NS31B-3927:
Near Surface Seismic Reflection Imaging: Great Potential Under Critical Eye
Wednesday, 17 December 2014
Richard D Miller, Shelby Peterie and Brett E Judy, Kansas Geological Survey, Lawrence, KS, United States
Abstract:
Seismic-reflection imaging has long been a mainstay in the oil and gas exploration community with mind boggling advancements in just the last decade, but its application to engineering, environmental, and groundwater problems has not seen the same level of utilization. A great deal of the problem lies in the many assumptions that are valid for deep exploration that are violated in the very complex near surface. Large channel systems with acquisition geometries conducive for both deep and shallow targets are many times assumed to be capable of extending the imaging depth window. In reality, constraints of the source and sensor/recording systems must be considered, where large powerful sources are needed to image exploration depths while low-energy, high-frequency sources are required for the shallow and thin targets in the near surface.

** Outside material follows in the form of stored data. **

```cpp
int tbk_shard_prepare(tbk_ctx* ctx, const tbk_collapse_opts* opts, const tbk_soa_in* in, int64_t* key, int64_t* emax, int32_t* effend,
                      uint8_t* pass);
int tbk_shard_probe_max(tbk_ctx* ctx, const uint32_t* file_off, uint32_t n_files, const int64_t* key, const int64_t* emax,
                        const int64_t* cuts, uint32_t n_cuts, int64_t* m_out);
int tbk_shard_probe_next(tbk_ctx* ctx, const uint32_t* file_off, uint32_t n_files, const int64_t* key, const int64_t* m, uint32_t n_cuts,
                         int64_t* nxt_out);
#define TBK_SHARD_ROW 6
int tbk_shard_pack(tbk_ctx* ctx, const tbk_soa_in* in, const int64_t* key, const uint8_t* pass, const int32_t* effend, const int64_t* cuts,
                   uint32_t world, int32_t* rows, uint32_t* cig_out, int64_t* src_idx, int64_t* tab);
int tbk_shard_unpack(tbk_ctx* ctx, const int32_t* rows, uint32_t n2, const uint32_t* file_off2, uint32_t K, int32_t* tid, int32_t* pos,
                     uint16_t* flag, uint8_t* mapq, uint8_t* strand, int32_t* nh, uint32_t* cig_off, int64_t* prio_hi, int64_t* prio_lo);


int tbk_partial_keys(tbk_ctx* ctx, const tbk_soa_in* in, const tbk_groups_out* g, int64_t* key, int64_t* emax, uint32_t* not_packable);
#define TBK_PARTIAL_ROW 12
int tbk_partial_pack(tbk_ctx* ctx, const tbk_collapse_opts* opts, const tbk_soa_in* in, const tbk_groups_out* g, const int64_t* key,
                     const int64_t* cuts, uint32_t world, uint32_t first_fidx, int32_t* rows, uint32_t* cig_out, int64_t* tab);
#define TBK_PARTIAL_BUNDLES 15
#define TBK_PARTIAL_CAND (2 + 2 * TBK_PARTIAL_BUNDLES)
#define TBK_PARTIAL_META (64 + 4)
int tbk_partial_stage_keys(tbk_ctx* ctx, const tbk_soa_in* in, const tbk_groups_out* g, int64_t* key, int64_t* emax, uint32_t first_fidx, int64_t carry,
                           int64_t* meta);
int tbk_partial_stage_cands(tbk_ctx* ctx, const int64_t* key, const int64_t* emax, uint32_t n_groups, const int64_t* allmeta, uint32_t world,
                            int64_t* targets, int64_t* cands);
int tbk_partial_stage_pack(tbk_ctx* ctx, const tbk_collapse_opts* opts, const tbk_soa_in* in, const tbk_groups_out* g, const int64_t* key,
                           const int64_t* mymeta, const int64_t* allcands, const int64_t* targets, uint32_t world, uint32_t first_fidx, int64_t* cuts,
                           int32_t* rows, uint32_t* cig_out, int64_t* tabx);
int tbk_partial_pack_md(tbk_ctx* ctx, const tbk_soa_in* in, const tbk_groups_out* g, const int64_t* tab, uint32_t world, int32_t* rows, uint8_t* md_out,
                        int64_t* md_tab);
int tbk_partial_unpack_md(tbk_ctx* ctx, const int32_t* rows, uint32_t n2, uint32_t* md_off, uint8_t* md_has);
int tbk_partial_unpack(tbk_ctx* ctx, const int32_t* rows, uint32_t n2, int32_t* tid, int32_t* pos, uint16_t* flag, uint8_t* mapq,
                       uint8_t* strand, int32_t* nh, uint32_t* cig_off, double* yc_in, int64_t* yx_in, int64_t* yd_in, int64_t* prio_hi,
                       int64_t* prio_lo);
int tbk_partial_reduce(tbk_ctx* ctx, const tbk_collapse_opts* opts, const int32_t* rows, uint32_t n2, const uint32_t* run_off,
                       uint32_t n_runs, const uint32_t* cig, tbk_groups_out* out, tbk_cov_in* view);
int tbk_partial_reduce_md(tbk_ctx* ctx, const tbk_collapse_opts* opts, const int32_t* rows, uint32_t n2, const uint32_t* run_off, uint32_t n_runs,
                          const uint32_t* cig, const uint8_t* md, tbk_groups_out* out, tbk_cov_in* view);

typedef enum tbk_track_kind { TBK_TRACK_COV = 0, TBK_TRACK_JUNC = 1, TBK_TRACK_SAMPLE = 2 } tbk_track_kind;
typedef struct tbk_track_rows {
  int32_t mem;
  int32_t kind;
  uint32_t n;
  uint32_t reserved;
  const int32_t* tid;
  const int32_t* start;
  const int32_t* end;
  const double* val;
  const uint8_t* strand;
  const int64_t* count;
  const float* heat;
  int64_t first_junc;
} tbk_track_rows;
typedef int (*tbk_track_sink)(void* user, const char* bytes, uint64_t n);
int tbk_track_names(tbk_ctx* ctx, uint32_t n_names, const uint64_t* off, const char* bytes);
int tbk_format_track(tbk_ctx* ctx, const tbk_track_rows* rows, tbk_track_sink sink, void* user, uint64_t* out_bytes);


int tbk_bam_decode_spans(tbk_ctx* ctx, uint32_t n_spans, const uint8_t* const* comp, const uint64_t* comp_bytes, const uint32_t* first_uoff,
                         const uint32_t* last_uoff, int32_t n_ref, tbk_soa_in* tile, uint32_t* span_off_out, const uint8_t** tag_seen_out);

int tbk_region_view(tbk_ctx* ctx, const tbk_soa_in* tile, const uint8_t* tag_seen, int32_t tid, int64_t beg, int64_t end, tbk_cov_in* view,
                    uint32_t* n_kept);

int tbk_cov_clip(tbk_ctx* ctx, tbk_cov_out* rows, int32_t tid, int64_t beg, int64_t end);
int tbk_sample_clip(tbk_ctx* ctx, tbk_sample_out* rows, int32_t tid, int64_t beg, int64_t end);


// ... 26 lines not shown
```

### tiebrush_amd/_lib.py

```python
from __future__ import annotations

import ctypes as C
import os

_HERE = os.path.dirname(os.path.abspath(__file__))
LIB_PATH = os.path.join(_HERE, "_build", "libtbk.so")

_P = C.c_void_p

TBK_MEM_HOST, TBK_MEM_DEVICE, TBK_MEM_KEPT = 0, 1, 2
PARTIAL_BUNDLES = 15
PARTIAL_CAND = 2 + 2 * PARTIAL_BUNDLES
PARTIAL_META = 64 + 4
STRAT = {"cigar": 0, "full": 1, "clip": 2, "exon": 3}
STATUS = {0: "TBK_OK", -1: "TBK_EINVAL", -2: "TBK_ENOMEM", -3: "TBK_EHIP", -4: "TBK_E2BIG", -5: "TBK_EUNSUPPORTED",
          -6: "TBK_EUNSORTED", -7: "TBK_EFATALOP", -8: "TBK_ECOLLISION", -9: "TBK_ENODEVICE"}
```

Attempts to make one size fit all will result in artifacts that result in bogus images and characterizations in the shallow subsurface.

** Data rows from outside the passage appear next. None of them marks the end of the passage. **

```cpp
// ... 118 lines not shown
void launch_shade0(const SceneArgs& s, const FrameArgs& f, const mcrt_camera* cam, const float4* hits,
                   float4* radiance, const QueueArgs& q, hipStream_t st, int tileSlots = -1);
void launch_shadeN(const SceneArgs& s, const FrameArgs& f, int bounce, const int* countIn, const float4* qO,
                   const float4* qD, const float4* qT, const float4* hits, float4* radiance, const QueueArgs& q,
                   int maxCount, hipStream_t st);
void launch_aov(const SceneArgs& s, const FrameArgs& f, const mcrt_camera* cam, const float4* hits, int which,
                float4* out, hipStream_t st);
void launch_guides(const SceneArgs& s, const FrameArgs& f, const mcrt_camera* cam, const float4* hits,
                   float4* normalPlane, float4* albedoDepth, hipStream_t st);
void launch_pose_snapshot(const mcrt_shape* shapes, PrevPose* out, int n, hipStream_t st);
void launch_guides_motion(const SceneArgs& s, const FrameArgs& f, const mcrt_camera* cam, const float4* hits,
                          float4* normalPlane, float4* albedoDepth, const PrevPose* prev, float4* motion,
                          float4* prevNormal, hipStream_t st);
void launch_moments(const FrameArgs& f, int frame, const float4* radiance, float2* moments, hipStream_t st,
                    const uint32_t* list = nullptr, int listLen = 0, const uint32_t* tileCount = nullptr);
void launch_accumulate(const FrameArgs& f, int frame, const mcrt_filter* filters, int filterStride, const float4* radiance, float4* wsum, float* wts,
                       float4* image, hipStream_t st, const uint32_t* list = nullptr, int listLen = 0,
                       const uint32_t* tileCount = nullptr);
void launch_tonemap(int n, float Lwhite, const float4* in, float4* out, hipStream_t st);
void launch_leaf_parents(float4* nodes, uint32_t n, hipStream_t st);
void launch_tile_order(const uint32_t* cost, int n, uint32_t* order, hipStream_t st);
template <class T>
class DevBuf;
hipError_t build_qnodes(const float4* nodes, uint32_t n, DevBuf<float4>& q, hipStream_t st);
hipError_t qnode_offsets(uint32_t* units, uint32_t* off, uint32_t n, size_t* total, hipStream_t st);
hipError_t refit_qnode_offsets(const float4* nodes, uint32_t n, DevBuf<uint32_t>& off, size_t* total, hipStream_t st);
hipError_t refit_qnodes(const float4* nodes, uint32_t n, const uint32_t* off, float4* q, int* flag, hipStream_t st);
hipError_t launch_refit_parents(const float4* nodes, uint32_t n, int* parent, hipStream_t st);
hipError_t launch_refit(float4* nodes, uint32_t n, const mcrt_shape* dShapes, uint32_t numShapes, const uint32_t* dIndices,
                        const float4* dPositions, const int* parent, int* arrive, hipStream_t st);
void launch_bdpt_start(const SceneArgs& s, const FrameArgs& f, const BdptArgs& b, const mcrt_camera* cam,
                       const BdptQueue& camQ, const BdptQueue& lightQ, hipStream_t st);
void launch_bdpt_vertex(const SceneArgs& s, const FrameArgs& f, const BdptArgs& b, int depth, const BdptQueue& qIn,
                        const float4* hits, const BdptQueue& qOut, int maxCount, hipStream_t st);
void launch_bdpt_connect(const SceneArgs& s, const FrameArgs& f, const BdptArgs& b, const mcrt_camera* cam,
                         const BdptQueue& q, hipStream_t st);
constexpr int BDPT_VIS_MAX_WAVES = 65536;
void launch_bdpt_vis(const TraceCtx& c, const BdptArgs& b, const BdptQueue& q, int maxCount, hipStream_t st);
void launch_bdpt_gather(const FrameArgs& f, const BdptArgs& b, float4* radiance, const float* chunk,
                        size_t chunkPixels, hipStream_t st);
void launch_bdpt_splat_pack(const FrameArgs& f, size_t chunkPixels, const float4* splat, float* out, hipStream_t st);
void launch_bdpt_clear_splat(int n, float4* splat, hipStream_t st);
void launch_splat_hist(const BdptArgs& b, int* hist, hipStream_t st);
struct SplatOffsets { int off[64]; };
void launch_splat_group(const BdptArgs& b, SplatOffsets off, int* cursor, float4* dst, hipStream_t st);
void launch_splat_unpack(const float4* recv, int n, float4* splat, hipStream_t st);
}

#include <vector>
// ... 118 lines not shown
```

### monte-carlo-raytracer_amd/csrc/mcrt_qnodes.hip

```cpp
#include <rocprim/device/device_scan.hpp>

#include "mcrt_devbuf.h"
#include "mcrt_device.h"
#include "mcrt_internal.h"
#include "mcrt_traverse.h"

using mcrt::DevBuf;

__global__ __launch_bounds__(256) void k_leaf_parents(float4* __restrict__ nodes, uint32_t n) {
    const uint32_t i = blockIdx.x * 256 + threadIdx.x;
    if (i >= n) return;
    const int4 w = *reinterpret_cast<const int4*>(&nodes[4 * (size_t)i + 3]);
    if (w.x < 0) return;
    const int ch[2] = {w.x, w.y};
    for (int k = 0; k < 2; ++k) {
        if ((uint32_t)ch[k] >= n) continue;
        int* cw = reinterpret_cast<int*>(&nodes[4 * (size_t)ch[k] + 3]);
        if (cw[0] == -1) cw[1] = (int)i;
    }
}

__global__ __launch_bounds__(256) void k_qnodes_sizes(const float4* __restrict__ nodes, uint32_t n,
                                                      uint32_t* __restrict__ units, int* __restrict__ notDfs) {
    const uint32_t i = blockIdx.x * 256 + threadIdx.x;
    if (i >= n) return;
    const int4 w = *reinterpret_cast<const int4*>(&nodes[4 * (size_t)i + 3]);
    units[i] = w.x >= 0 ? 2u : 3u;
    if (w.x >= 0 && w.x != (int)i + 1) atomicOr(notDfs, 1);
}

MCRT_DEV bool quantExp(float lo0, float hi0, float lo1, float hi1, float& o, uint32_t& e) {
    o = fminf(lo0, lo1);
    const float ext = fmaxf(hi0, hi1) - o;
    if (!(ext >= 0.0f) || ext == __builtin_inff()) return false;
    int k = -126;
    if (ext > 0.0f) frexpf(ext * (1.0f / 250.0f), &k);
    e = (uint32_t)min(max(k + 127, 1), 254);
    return true;
}
MCRT_DEV bool quantBytes(float lo0, float hi0, float lo1, float hi1, float o, float sc, uint32_t& bytes) {
    const float b[4] = {lo0, hi0, lo1, hi1};
    bytes = 0;
    for (int j = 0; j < 4; ++j) {
        const bool up = (j & 1) != 0;
        int q = (int)(up ? ceilf((b[j] - o) / sc) : floorf((b[j] - o) / sc));
        q = min(max(q, 0), 255);
        if (up) {
            while (q < 255 && fmaf((float)q, sc, o) < b[j]) ++q;
            if (fmaf((float)q, sc, o) < b[j]) return false;
        } else {
            while (q > 0 && fmaf((float)q, sc, o) > b[j]) --q;
            if (fmaf((float)q, sc, o) > b[j]) return false;
        }
        bytes |= (uint32_t)q << (8 * j);
    }
    return true;
}
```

Narrow optimum offsets, highly attenuative materials, extreme velocity variability, wavefield interference, and low signal-to-noise ratios provide an ideal breeding ground for the generation of artifacts on near-surface seismic-reflection data. With the cost of shallow reflection data being so high relative to other geophysical methods and invasive sampling, sometimes a single failure can hinder the growth in the use of the method. The method is extremely powerful and has the potential to provide vast quantities of information critical to understand the distributed hydrogeological and biogeochemical processes that elude borehole investigations. It is imperative that data be acquired in its rawest possible form and be processed with an eye to each operation. Cost savings sometimes result in one-size-fits-all acquisition and automated processing flows. Attention to detail and following signal from origination to characterization is essential.